When looking at responses within this topic, most participants reported concerns that their data would make them appear less healthy than their real activity. For example:

Implicitly, respondents worried that they would be judged unfavorably on their lifestyle behaviors. Researchers could address these concerns by making explicit in the study protocol that (1) data are not expected to be complete, (2) detailed actions they will take to accommodate for this with modeling techniques or additional surveying, and (3) all data would be made unidentifiable foreclosing the possibility of judgment.

Topics that focused on data protection and security formulated a large proportion of the responses (approximately 17.31% (334/1930) of responses for the store loyalty card question and 19.90% (240/1206) for the health and fitness app question). Changes frequently mentioned were assurances that these data would be stored completely safely and securely and that they would be protected from hacks and data breaches. These are common concerns for data sharing, especially with data that are regarded particularly private or sensitive, such as health data [26]. Although these assurances were given as a condition for data sharing within the question wording (Multimedia Appendix 1), many responses highlighted their importance or were not convinced that this would happen.
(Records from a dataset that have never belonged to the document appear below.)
# ChocoWu/SeTok

Hardware: AMD Instinct MI355X
Metric: images/s SeTok encode (ViT-L/14, 224^2, dyn-k) (higher is better)
Workload: dtype bf16; 1 GPU; cfg2: ViT-L/14 224^2 (24 of 24 layers, select_layer=-1 as the reference's launch scripts pass it), dyn-k DPC-kNN (k=64, threshold=0.125), SeTok head 1024/2 heads/ff 4096 -> 4096, mm_in_projector mlp2x_gelu; encode-only; batch_per_gpu=256, global_batch=256, slowest_rank=0

## Files before the change

### setok_amd/csrc/common.h

```cpp
#pragma once
#include <hip/hip_runtime.h>
#include <stdint.h>
#include <stdio.h>
#include <stdarg.h>

#include "../../include/setok_hip.h"

#ifdef SETOK_HALF
typedef _Float16 bf16;
typedef __attribute__((ext_vector_type(8))) _Float16 bf16x8;
typedef __attribute__((ext_vector_type(4))) _Float16 bf16x4;
typedef __attribute__((ext_vector_type(2))) _Float16 bf16x2;
#define SETOK_BF16 SETOK_F16
#define __builtin_amdgcn_mfma_f32_16x16x32_bf16 __builtin_amdgcn_mfma_f32_16x16x32_f16
#define __builtin_amdgcn_mfma_f32_32x32x16_bf16 __builtin_amdgcn_mfma_f32_32x32x16_f16
#else
typedef __bf16 bf16;
typedef __attribute__((ext_vector_type(8))) __bf16 bf16x8;
typedef __attribute__((ext_vector_type(4))) __bf16 bf16x4;
typedef __attribute__((ext_vector_type(2))) __bf16 bf16x2;
#endif
typedef __attribute__((ext_vector_type(4))) float f32x4;
typedef __attribute__((ext_vector_type(16))) float f32x16;

// ... 128 lines not shown
    return v;
}

__device__ inline float gelu_erf_fast(float x) {
    const float z = fabsf(x) * 0.70710678118654752440f;
    const float t = __builtin_amdgcn_rcpf(fmaf(0.3275911f, z, 1.0f));
    const float poly = t * fmaf(t, fmaf(t, fmaf(t, fmaf(t, 1.061405429f, -1.453152027f), 1.421413741f), -0.284496736f), 0.254829592f);
    const float half_tail = 0.5f * poly * __builtin_amdgcn_exp2f(-z * z * 1.44269504088896340736f);
    return x * (x >= 0.f ? 1.0f - half_tail : half_tail);
}

__device__ inline unsigned long long dropout_word(unsigned long long seed, unsigned long long group) {
    unsigned long long z = seed + group * 0x9E3779B97F4A7C15ull;
    z = (z ^ (z >> 30)) * 0xBF58476D1CE4E5B9ull;
    z = (z ^ (z >> 27)) * 0x94D049BB133111EBull;
    z ^= z >> 31;
    return z;
}
__device__ inline bool dropout_keep(unsigned long long seed, unsigned long long ctr, unsigned thresh16) {
    return (unsigned)((dropout_word(seed, ctr >> 2) >> (16 * (unsigned)(ctr & 3))) & 0xffffu) >= thresh16;
}


#ifdef SETOK_HALF
__device__ inline void split2(float x, bf16& hi, bf16& lo) {
    hi = (bf16)x;
    lo = (bf16)(x - (float)hi);
}
#else
__device__ inline void split2(float x, bf16& hi, bf16& lo) {
    const unsigned u = __builtin_bit_cast(unsigned, x);
    hi = __builtin_bit_cast(bf16, (unsigned short)(u >> 16));
    const float r = x - __builtin_bit_cast(float, u & 0xffff0000u);
    lo = __builtin_bit_cast(bf16, (unsigned short)(__builtin_bit_cast(unsigned, r) >> 16));
}
#endif
__device__ inline bf16x8 ln_col_frag(float c, float b) {
    bf16x8 f;
#pragma unroll
    for (int e = 0; e < 8; ++e) f[e] = (bf16)0.0f;
    {
        bf16 ch, cl, bh, bl;
        split2(c, ch, cl); split2(b, bh, bl);
        f[0] = ch; f[1] = ch; f[2] = cl; f[3] = cl; f[4] = bh; f[5] = bh; f[6] = bl; f[7] = bl;
    }
    return f;
}
__device__ inline bf16x8 ln_row_frag(float mean, float rstd) {
    bf16x8 f;
#pragma unroll
    for (int e = 0; e < 8; ++e) f[e] = (bf16)0.0f;
    {
        bf16 mh, ml, sh, sl;
        split2(-mean, mh, ml); split2(1.0f / rstd, sh, sl);
        f[0] = mh; f[1] = ml; f[2] = mh; f[3] = ml; f[4] = sh; f[5] = sl; f[6] = sh; f[7] = sl;
    }
    return f;
}

template <typename T>
__device__ inline T swiglu16(float gate, float up) {
    const float g = (float)(T)gate, u = (float)(T)up;
    float s;
    if constexpr (sizeof(T) == 4) s = g / (1.0f + expf(-g));
    else s = g * __builtin_amdgcn_rcpf(1.0f + __builtin_amdgcn_exp2f(-1.44269504088896340736f * g));
    return (T)((float)(T)s * u);
}
constexpr int SETOK_ACT_SWIGLU_PAIRS = 100;

__device__ inline float act_apply(float v, int act) {
    if (act == SETOK_ACT_QUICK_GELU) return v / (1.0f + expf(-1.702f * v));
    if (act == SETOK_ACT_GELU_ERF) return 0.5f * v * (1.0f + erff(v * 0.70710678118654752440f));
    if (act == SETOK_ACT_SILU) return v / (1.0f + expf(-v));
    return v;
}
```

### setok_amd/csrc/gemm_persist.hip

```cpp
#include "lds_mma.h"
#include <stdlib.h>
#include <type_traits>
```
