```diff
@@ -210,11 +400,13 @@
   static TileStamps stamps;
   ConvArgs b = a;
   b.prof = stamps.buffer(sw.wide_prof);
-  GSV_RC(with_flags([&](auto R, auto A, auto W8) {
-    constexpr int NW = W8.value ? 8 : 4;
-    return launch_routed<conv_wide_f16_kernel<R.value, A.value, NW>, LDS_CAP>(
-        route_code(ROUTE_CONV_WIDE, GSV_F16, NW, 0, 0, 0, 0, route_flags(R.value, A.value)), dim3(grid), dim3(NW * 64), lds, s, b, rows_win, ntiles);
-  }, a.res != nullptr, a.accumulate != 0, sw.wide_waves == 8));
+  GSV_RC(with_flags([&](auto R, auto A, auto S) {
+    const unsigned long long route = route_code(ROUTE_CONV_WIDE, GSV_F16, 8, 0, 0, 0, 0, route_flags(R.value, A.value));
+    if constexpr (S.value)
+      return launch_routed<conv_wide_staged_f16_kernel<R.value, A.value>, LDS_CAP>(route, dim3(grid), dim3(512), lds, s, b, rows_win, ntiles);
+    else
+      return launch_routed<conv_wide_f16_kernel<R.value, A.value>, LDS_CAP>(route, dim3(grid), dim3(512), lds, s, b, rows_win, ntiles);
+  }, a.res != nullptr, a.accumulate != 0, sw.wide_staged));
   stamps.report(s, 24, "[wide prof] taps %d:", a.taps);
   return GSV_OK;
 }
```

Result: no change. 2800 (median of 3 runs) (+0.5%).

Action would, therefore, need to be taken to give participants greater confidence, which could be achieved through transparency in the research process and providing details of how these data will be protected.

Across both store loyalty cards and health and fitness app data sharing, respondents mentioned that understanding the research better and being given more control over their participation would influence them to change their mind. This includes being provided with more information (SC18 and HA8), giving permission only for specific research projects (SC4 and HA4), and a greater understanding of the reason or benefits of research (SC20, SC4, SC6, HA9, and HA1). These findings are supported by the research of Skatova et al [13], who found that support for data sharing is contingent on its context and purpose, highlighting the importance of well-informed participants. Given that the LifeInfo Survey aimed to assess attitudes toward data sharing in the future, rather than requesting participants to consent to data sharing at this time, the participant information sheet (Multimedia Appendix 9) needed to be suitably broad, which would not be the case when recruiting participants to an actual data linkage study.

Researchers have found that a strong social motive, such as improvements to health or treatment, in addition to clearly defining the purpose of research, are key motivating factors for personal data donation [47], whereas using health data for insurance, marketing purposes, or commercial exploitation is unacceptable to the public [23]. This was reflected in the unstructured answers from the LifeInfo Survey. A respondent answered that they would be supportive “if the data fed into important public health or similar research and was not used to further commercial gains by these giants of commerce” (HA4).

Again, although LDA separates topics, they are connected, and the involvement of private companies creates concerns about whether these entities will be able to access health data for profit once linked.

Control and consent for health data being used for research have been found to be key for public acceptance [25]. A respondent answered that the data “has to be linked to a condition or specific research project with additional approval provided in advance” (HA2).

This is something that can be adapted into the research process, allowing participants to consent to or deny the use of their data, given the specifications of the study.

In addition to a desire for more understanding, another thematic category was identified of individuals who did not understand the reason or relevance of data linkage (SC13 and SC10). For example, one respondent said, “Do not see any reason why they should be linked” (SC10).

These topics were only produced when modeling the store loyalty card question, although topic HA5 also encompassed responses that stated data are not relevant. This perhaps indicates that respondents found the link between purchasing and health to be less relevant than fitness tracking and health.